When I tell people in Houston that I go to a boarding school in Massachusetts, I’m often asked what I did to deserve such a punishment. In Texas, you don’t hear about many people going 2000 miles away for high school, but I made the decision based on the countless opportunities it would open up, and how academically challenging it is known to be. Besides this, all I knew was that I would need a winter jacket, a mattress topper, and a pair of shower shoes.
The week before leaving Houston for my freshman year at boarding school in Massachusetts was both stressful and surreal. Mounds of clothes sat on my room’s floor waiting to be packed, and a list of tasks to complete filled my notes app. I quickly realized when I arrived that, although I had packed everything and checked all my boxes, nothing could prepare me for the reality of boarding school. The snow was unfamiliar, I was in a dorm of people I barely knew, and my classes were ten times harder.

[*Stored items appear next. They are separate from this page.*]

int maxpool3x3s2_fwd_launch(int dtype, const void* in, void* out, uint8_t* idx, int B, int H, int W,
                            int C, hipStream_t stream, const NetSplit* ns) {
  const int ve = dtype == D3F_F32 ? 4 : 8;
  D3F_CHECK(C % ve == 0 && H % 2 == 0 && W % 2 == 0, "maxpool: shape (%d,%d,%d)", H, W, C);
  const long total = (long)B * (H / 2) * (W / 2) * (C / ve);
  if (total == 0) return 0;
  const NetSplit nv = net_split_or_single(ns);
  const dim3 grid(grid_for(total), 1, nv.nets);
  if (dtype == D3F_F32)
    hipLaunchKernelGGL(maxpool_fwd_kernel<float>, grid, dim3(256), 0, stream,
                       (const float*)in, (float*)out, idx, B, H, W, C, nv.ws);
  else
    hipLaunchKernelGGL(maxpool_fwd_kernel<bf16_t>, grid, dim3(256), 0, stream,
                       (const bf16_t*)in, (bf16_t*)out, idx, B, H, W, C, nv.ws);
  D3F_HIP(hipGetLastError());
  return 0;
}

int maxpool3x3s2_bwd_launch(int dtype, const void* dout, const uint8_t* idx, void* din, int accumulate,
                            int B, int H, int W, int C, hipStream_t stream, const NetSplit* ns) {
  const int ve = dtype == D3F_F32 ? 4 : 8;
  D3F_CHECK(C % ve == 0 && H % 2 == 0 && W % 2 == 0, "maxpool: shape (%d,%d,%d)", H, W, C);
  const NetSplit nv = net_split_or_single(ns);
  const long total = (long)B * H * W * (C / ve);
  if (total == 0) return 0;
  const int vc = C / ve;
  unsigned vc_mul, vc_shr;
  fast_div_setup((unsigned)vc, &vc_mul, &vc_shr);
  D3F_CHECK((long)B * H <= 65535, "maxpool backward: %d rows exceed the grid", B * H);
  const dim3 grid((unsigned)cdiv((long)W * vc, 256), (unsigned)(B * H), (unsigned)nv.nets);
  if (dtype == D3F_F32)
    hipLaunchKernelGGL(maxpool_bwd_kernel<float>, grid, dim3(256), 0, stream,
                       (const float*)dout, idx, (float*)din, accumulate, B, H, W, C, vc_mul, vc_shr, nv.ws);
  else
    hipLaunchKernelGGL(maxpool_bwd_kernel<bf16_t>, grid, dim3(256), 0, stream,
                       (const bf16_t*)dout, idx, (bf16_t*)din, accumulate, B, H, W, C, vc_mul, vc_shr, nv.ws);
  D3F_HIP(hipGetLastError());
  return 0;
}

template <typename T>
__global__ __launch_bounds__(256) void sum2x2_kernel(const T* __restrict__ dfull, T* __restrict__ dlow,
                                                     int B, int Hl, int Wl, int C, long net_ws) {
  chain_priority();
  if (blockIdx.z != 0) {
    net_shift(dfull, net_ws); net_shift(dlow, net_ws);
  }
  constexpr int N = V16<T>::N;
  const int VC = C / N;
  const long total = (long)B * Hl * Wl * VC;
  const int Wf = 2 * Wl;
  for (long i = (long)blockIdx.x * 256 + threadIdx.x; i < total; i += (long)gridDim.x * 256) {
    const int cv = (int)(i % VC);
    long t = i / VC;
    const int x = (int)(t % Wl);
    t /= Wl;
    const long base = ((t * 2) * Wf + 2 * x) * (long)C + cv * N;
    float s[N], v[N];
    V16<T>::load(dfull + base, s);
    V16<T>::load(dfull + base + C, v);
#pragma unroll
    for (int k = 0; k < N; ++k) s[k] += v[k];
    V16<T>::load(dfull + base + (long)Wf * C, v);
#pragma unroll
    for (int k = 0; k < N; ++k) s[k] += v[k];
    V16<T>::load(dfull + base + (long)Wf * C + C, v);
#pragma unroll
    for (int k = 0; k < N; ++k) s[k] += v[k];
    V16<T>::store(dlow + i * N, s);
  }
}

int sum2x2_launch(int dtype, const void* dfull, void* dlow, int B, int Hl, int Wl, int C,
                  hipStream_t stream, const NetSplit* ns) {
  const int ve = dtype == D3F_F32 ? 4 : 8;
  D3F_CHECK(C % ve == 0, "sum2x2: C=%d", C);
  const long total = (long)B * Hl * Wl * (C / ve);
  if (total == 0) return 0;
  const NetSplit nv = net_split_or_single(ns);
  const dim3 grid(grid_for(total), 1, nv.nets);
  if (dtype == D3F_F32)
    hipLaunchKernelGGL(sum2x2_kernel<float>, grid, dim3(256), 0, stream,
                       (const float*)dfull, (float*)dlow, B, Hl, Wl, C, nv.ws);
  else
    hipLaunchKernelGGL(sum2x2_kernel<bf16_t>, grid, dim3(256), 0, stream,
                       (const bf16_t*)dfull, (bf16_t*)dlow, B, Hl, Wl, C, nv.ws);
  D3F_HIP(hipGetLastError());
  return 0;
}

template <typename T>
__global__ __launch_bounds__(256) void nchw_to_nhwc_kernel(const float* __restrict__ in,
                                                           T* __restrict__ out, int B, int C, long HW,
                                                           int Cpad, long net_in, long net_ws) {
  if (blockIdx.z != 0) {
    net_shift(in, net_in); net_shift(out, net_ws);
  }
  const long total = (long)B * HW;
  for (long i = (long)blockIdx.x * 256 + threadIdx.x; i < total; i += (long)gridDim.x * 256) {
    const long b = i / HW, pix = i - b * HW;
    for (int c = 0; c < Cpad; ++c) {
      const float v = c < C ? in[(b * C + c) * HW + pix] : 0.f;
      out[i * Cpad + c] = from_f32<T>(v);
    }
  }
}

template <typename T>
__global__ __launch_bounds__(256) void nhwc_to_nchw_kernel(const T* __restrict__ in,
                                                           float* __restrict__ out, int B, int C,
                                                           long HW, int Cpad) {
  const long total = (long)B * HW;
  for (long i = (long)blockIdx.x * 256 + threadIdx.x; i < total; i += (long)gridDim.x * 256) {
    const long b = i / HW, pix = i - b * HW;
    for (int c = 0; c < C; ++c) out[(b * C + c) * HW + pix] = to_f32<T>(in[i * Cpad + c]);
  }
}

template <typename T>
__global__ __launch_bounds__(256) void u8bgr_to_nhwc_kernel(const uint8_t* __restrict__ in, T* __restrict__ out,
                                                            long npix, int Cpad, float m0, float m1, float m2,
                                                            float s0, float s1, float s2) {
  for (long i = (long)blockIdx.x * 256 + threadIdx.x; i < npix; i += (long)gridDim.x * 256) {
    const uint8_t* px = in + i * 3;
    const float r = ((float)px[2] - m0) / s0, g = ((float)px[1] - m1) / s1, b = ((float)px[0] - m2) / s2;
    T* o = out + i * Cpad;
    o[0] = from_f32<T>(r);
    o[1] = from_f32<T>(g);
    o[2] = from_f32<T>(b);
    for (int c = 3; c < Cpad; ++c) o[c] = from_f32<T>(0.f);
  }
}

__global__ __launch_bounds__(256) void nchw_to_u8bgr_kernel(const float* __restrict__ in, uint8_t* __restrict__ out,
                                                            int B, long HW, int W, long out_row_stride, float m0,
                                                            float m1, float m2, float s0, float s1, float s2) {
  const long total = (long)B * HW, H = HW / W;
  for (long i = (long)blockIdx.x * 256 + threadIdx.x; i < total; i += (long)gridDim.x * 256) {
    const long b = i / HW, pix = i - b * HW;
    const float* src = in + b * 3 * HW + pix;
    auto q = [](float y, float s, float m) {
      const float v = y * s + m;
      int t = (int)v;
      t = t < 0 ? 0 : (t > 255 ? 255 : t);
      return (uint8_t)t;
    };
    const long y = pix / W, x = pix - y * W;
    uint8_t* o = out + (b * H + y) * out_row_stride + x * 3;
    o[2] = q(src[0], s0, m0);
    o[1] = q(src[HW], s1, m1);
    o[0] = q(src[2 * HW], s2, m2);
  }
}

__global__ __launch_bounds__(256) void u8rgb_to_nchw_kernel(const uint8_t* __restrict__ in, float* __restrict__ out,
                                                            int B, long HW, U8Normalise norm) {
  const long total = (long)B * HW;
  for (long i = (long)blockIdx.x * 256 + threadIdx.x; i < total; i += (long)gridDim.x * 256) {
    const long b = i / HW, pix = i - b * HW;
    const uint8_t* px = in + i * 3;
    float* o = out + b * 3 * HW + pix;
    o[0] = norm(px[0], 0);
    o[HW] = norm(px[1], 1);
    o[2 * HW] = norm(px[2], 2);
  }
}

__global__ __launch_bounds__(256) void affine_warp_kernel(const float* __restrict__ in, const float* __restrict__ theta,
                                                          float* __restrict__ out, int B, int C, int H, int W) {
  const long HW = (long)H * W, total = (long)B * HW;
  for (long i = (long)blockIdx.x * 256 + threadIdx.x; i < total; i += (long)gridDim.x * 256) {
    const int b = (int)(i / HW);
    affine_warp_pixel(PlaneTexels{in + (long)b * C * HW, HW}, out + (long)b * C * HW, theta + b * 6,
                      (int)(i - (long)b * HW), C, H, W);
  }
}

int affine_warp_launch(const float* in, const float* theta, float* out, int B, int C, int H, int W,
                       hipStream_t stream) {
  const long total = (long)B * H * W;
  if (total == 0) return 0;
  hipLaunchKernelGGL(affine_warp_kernel, dim3(grid_for(total, 256, 8192)), dim3(256), 0, stream, in, theta, out, B, C,
                     H, W);
  D3F_HIP(hipGetLastError());
  return 0;
}

__global__ __launch_bounds__(256) void affine_warp_rng_kernel(const float* __restrict__ in, float* __restrict__ out,
                                                              uint64_t seed, uint64_t offset, AffineRngParams q, int C,
                                                              int H, int W) {
  __shared__ float th[6];
  __shared__ int warped;
  const int b = blockIdx.y;
  if (threadIdx.x == 0) {
    float t[6];
    warped = affine_theta_rng(seed, offset, b, q, t) ? 1 : 0;
    for (int k = 0; k < 6; ++k) th[k] = t[k];
  }
  __syncthreads();
  const long HW = (long)H * W;
  if (warped) {
    float t[6];
    for (int k = 0; k < 6; ++k) t[k] = th[k];
    const PlaneTexels src{in + (long)b * C * HW, HW};
    for (long pix = (long)blockIdx.x * 256 + threadIdx.x; pix < HW; pix += (long)gridDim.x * 256)
      affine_warp_pixel(src, out + (long)b * C * HW, t, (int)pix, C, H, W);
  } else {
    const long n = (long)C * HW;
    const float* __restrict__ src = in + (long)b * n;
    float* __restrict__ dst = out + (long)b * n;
    for (long i = (long)blockIdx.x * 256 + threadIdx.x; i < n; i += (long)gridDim.x * 256) dst[i] = src[i];
  }
}

__global__ __launch_bounds__(64) void affine_theta_draw_kernel(uint64_t seed, uint64_t offset, AffineRngParams q,
                                                               float* __restrict__ theta, uint8_t* __restrict__ apply,
                                                               int B) {
  const int b = blockIdx.x * 64 + threadIdx.x;
  if (b >= B) return;
  float t[6];
  const bool w = affine_theta_rng(seed, offset, b, q, t);
  if (theta != nullptr)
    for (int k = 0; k < 6; ++k) theta[(long)b * 6 + k] = t[k];
  if (apply != nullptr) apply[b] = w ? 1 : 0;
}

int affine_rng_params(int kind, const float params[5], int H, int W, AffineRngParams& q) {
  D3F_CHECK(kind == 0 || kind == 1, "affine rng: kind %d is neither 0 (RandomAffine) nor 1 (ShiftScaleRotate)", kind);
  D3F_CHECK(H > 0 && W > 0, "affine rng: bad shape");
  q = AffineRngParams{};
  q.kind = kind;
  q.deg2rad = (float)(M_PI / 180.0);
  q.h_over_w = (float)((double)H / (double)W);
  q.w_over_h = (float)((double)W / (double)H);
  if (kind == 0) {
    D3F_CHECK(params[3] > 0.f && params[4] >= params[3], "affine rng: scale range [%g, %g]", params[3], params[4]);
    q.angle_unit = (float)((double)params[0] * (M_PI / 180.0));
    q.shift_x = params[1], q.shift_y = params[2];
    q.scale_lo = params[3];
    q.scale_span = (float)((double)params[4] - (double)params[3]);
    q.p = 1.0f;
  } else {
    D3F_CHECK(params[1] >= 0.f && params[1] < 1.f, "affine rng: scale_limit %g outside [0, 1)", params[1]);
    q.shift_x = q.shift_y = params[0];
    q.scale_span = params[1];
    q.angle_unit = params[2];
    q.p = params[3];
  }
  return 0;
}

int affine_warp_rng_launch(const float* in, float* out, uint64_t seed, uint64_t offset, const AffineRngParams& q, int B,
                           int C, int H, int W, hipStream_t stream) {
  const long HW = (long)H * W;
  if ((long)B * HW == 0) return 0;
  D3F_CHECK((long)C * HW < (1L << 31), "affine_warp_rng: image of %ld elements", (long)C * HW);
  long bx = (HW + 255) / 256;
  if (bx > 128) bx = 128;
  hipLaunchKernelGGL(affine_warp_rng_kernel, dim3((unsigned)bx, (unsigned)B), dim3(256), 0, stream, in, out, seed, offset,
                     q, C, H, W);
  D3F_HIP(hipGetLastError());
  return 0;
}

int affine_theta_draw_launch(uint64_t seed, uint64_t offset, const AffineRngParams& q, float* theta, uint8_t* apply, int B,
                             hipStream_t stream) {
  if (B == 0) return 0;
  hipLaunchKernelGGL(affine_theta_draw_kernel, dim3((unsigned)((B + 63) / 64)), dim3(64), 0, stream, seed, offset, q,
                     theta, apply, B);
  D3F_HIP(hipGetLastError());
  return 0;
}

int u8bgr_to_nhwc_launch(int dtype, const uint8_t* in, void* out, long npix, int Cpad, const float mean255[3],
                         const float std255[3], hipStream_t stream) {
  if (npix == 0) return 0;
  if (dtype == D3F_F32)
    hipLaunchKernelGGL(u8bgr_to_nhwc_kernel<float>, dim3(grid_for(npix)), dim3(256), 0, stream, in, (float*)out, npix,
                       Cpad, mean255[0], mean255[1], mean255[2], std255[0], std255[1], std255[2]);
  else
    hipLaunchKernelGGL(u8bgr_to_nhwc_kernel<bf16_t>, dim3(grid_for(npix)), dim3(256), 0, stream, in, (bf16_t*)out,
                       npix, Cpad, mean255[0], mean255[1], mean255[2], std255[0], std255[1], std255[2]);
  D3F_HIP(hipGetLastError());
  return 0;
}

int u8rgb_to_nchw_launch(const uint8_t* in, float* out, int B, long HW, const float mean[3], const float stdv[3],
                         hipStream_t stream) {
  if ((long)B * HW == 0) return 0;
  hipLaunchKernelGGL(u8rgb_to_nchw_kernel, dim3(grid_for((long)B * HW)), dim3(256), 0, stream, in, out, B, HW,
                     U8Normalise{mean[0], mean[1], mean[2], stdv[0], stdv[1], stdv[2]});
  D3F_HIP(hipGetLastError());
  return 0;
}

int nchw_to_u8bgr_launch(const float* in, uint8_t* out, int B, int H, int W, long out_row_stride, const float mean255[3],
                         const float std255[3], hipStream_t stream) {
  const long HW = (long)H * W;
  if ((long)B * HW == 0) return 0;
  hipLaunchKernelGGL(nchw_to_u8bgr_kernel, dim3(grid_for((long)B * HW)), dim3(256), 0, stream, in, out, B, HW, W,
                     out_row_stride, mean255[0], mean255[1], mean255[2], std255[0], std255[1], std255[2]);
  D3F_HIP(hipGetLastError());
  return 0;
}

int nchw_to_nhwc_launch(int dtype, const float* in, void* out, int B, int C, int H, int W, int Cpad,
                        hipStream_t stream, const NetSplit* ns) {
  const long total = (long)B * H * W;
  if (total == 0) return 0;
  const NetSplit nv = net_split_or_single(ns);
  const dim3 grid(grid_for(total), 1, nv.nets);
  if (dtype == D3F_F32)
    hipLaunchKernelGGL(nchw_to_nhwc_kernel<float>, grid, dim3(256), 0, stream, in,
                       (float*)out, B, C, (long)H * W, Cpad, nv.in, nv.ws);
  else
    hipLaunchKernelGGL(nchw_to_nhwc_kernel<bf16_t>, grid, dim3(256), 0, stream, in,
                       (bf16_t*)out, B, C, (long)H * W, Cpad, nv.in, nv.ws);
  D3F_HIP(hipGetLastError());
  return 0;
}

int nhwc_to_nchw_launch(int dtype, const void* in, float* out, int B, int C, int H, int W, int Cpad,
                        hipStream_t stream) {
  const long total = (long)B * H * W;
  if (total == 0) return 0;
  if (dtype == D3F_F32)
    hipLaunchKernelGGL(nhwc_to_nchw_kernel<float>, dim3(grid_for(total)), dim3(256), 0, stream,
                       (const float*)in, out, B, C, (long)H * W, Cpad);
  else
    hipLaunchKernelGGL(nhwc_to_nchw_kernel<bf16_t>, dim3(grid_for(total)), dim3(256), 0, stream,
                       (const bf16_t*)in, out, B, C, (long)H * W, Cpad);
  D3F_HIP(hipGetLastError());
  return 0;
}

__device__ __forceinline__ int dgrad_tap_slot_to_flipped(int slot, int taps, int stride) {
  if (stride == 2 && taps == 9) return (int)((0x453718620ull >> (4 * slot)) & 15);
  return slot;
}
template <typename T, bool X3>
__device__ __forceinline__ void pack_store(T* __restrict__ base, long idx, long plane, float v) {
  if constexpr (X3) {
    const uint32_t xb = __float_as_uint(v), hb = xb & 0xffff0000u;
    const float r1 = v - __uint_as_float(hb);
    const uint32_t mb = __float_as_uint(r1) & 0xffff0000u;
    const float r2 = r1 - __uint_as_float(mb);
    base[idx] = (T)(hb >> 16);
    base[plane + idx] = (T)(mb >> 16);
    base[2 * plane + idx] = (T)(__float_as_uint(r2) >> 16);
  } else {
    base[idx] = from_f32<T>(v);
  }
}

__device__ __forceinline__ unsigned up_fwd_set(int parity, int a) {
  return parity == 0 ? (a == 0 ? 1u : 6u) : (a == 0 ? 3u : 4u);
}
__device__ __forceinline__ unsigned up_bwd_set(int u) { return u == 0 ? 4u : u == 1 ? 6u : u == 2 ? 3u : 1u; }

Despite my first impression, I trusted the process and stayed. I built a routine, and the unfamiliar feeling began to thaw. I learned how to layer to stay warm, procrastination meant spending late nights in my friends' rooms, and the pace of the curriculum became familiar. People often ask me if I feel homesick, and I do. However, when you have two homes, homesickness is perpetual. Whether I’m in Houston or at Andover, I know there’s another place in the world that is also mine.
Now as a rising senior, I’m glad to say that I love my school, and the experiences I’ve had there are the reason I developed into the person I am today. I’m grateful for the school around me, mostly the people I’ve met and moments I’ve had along the way.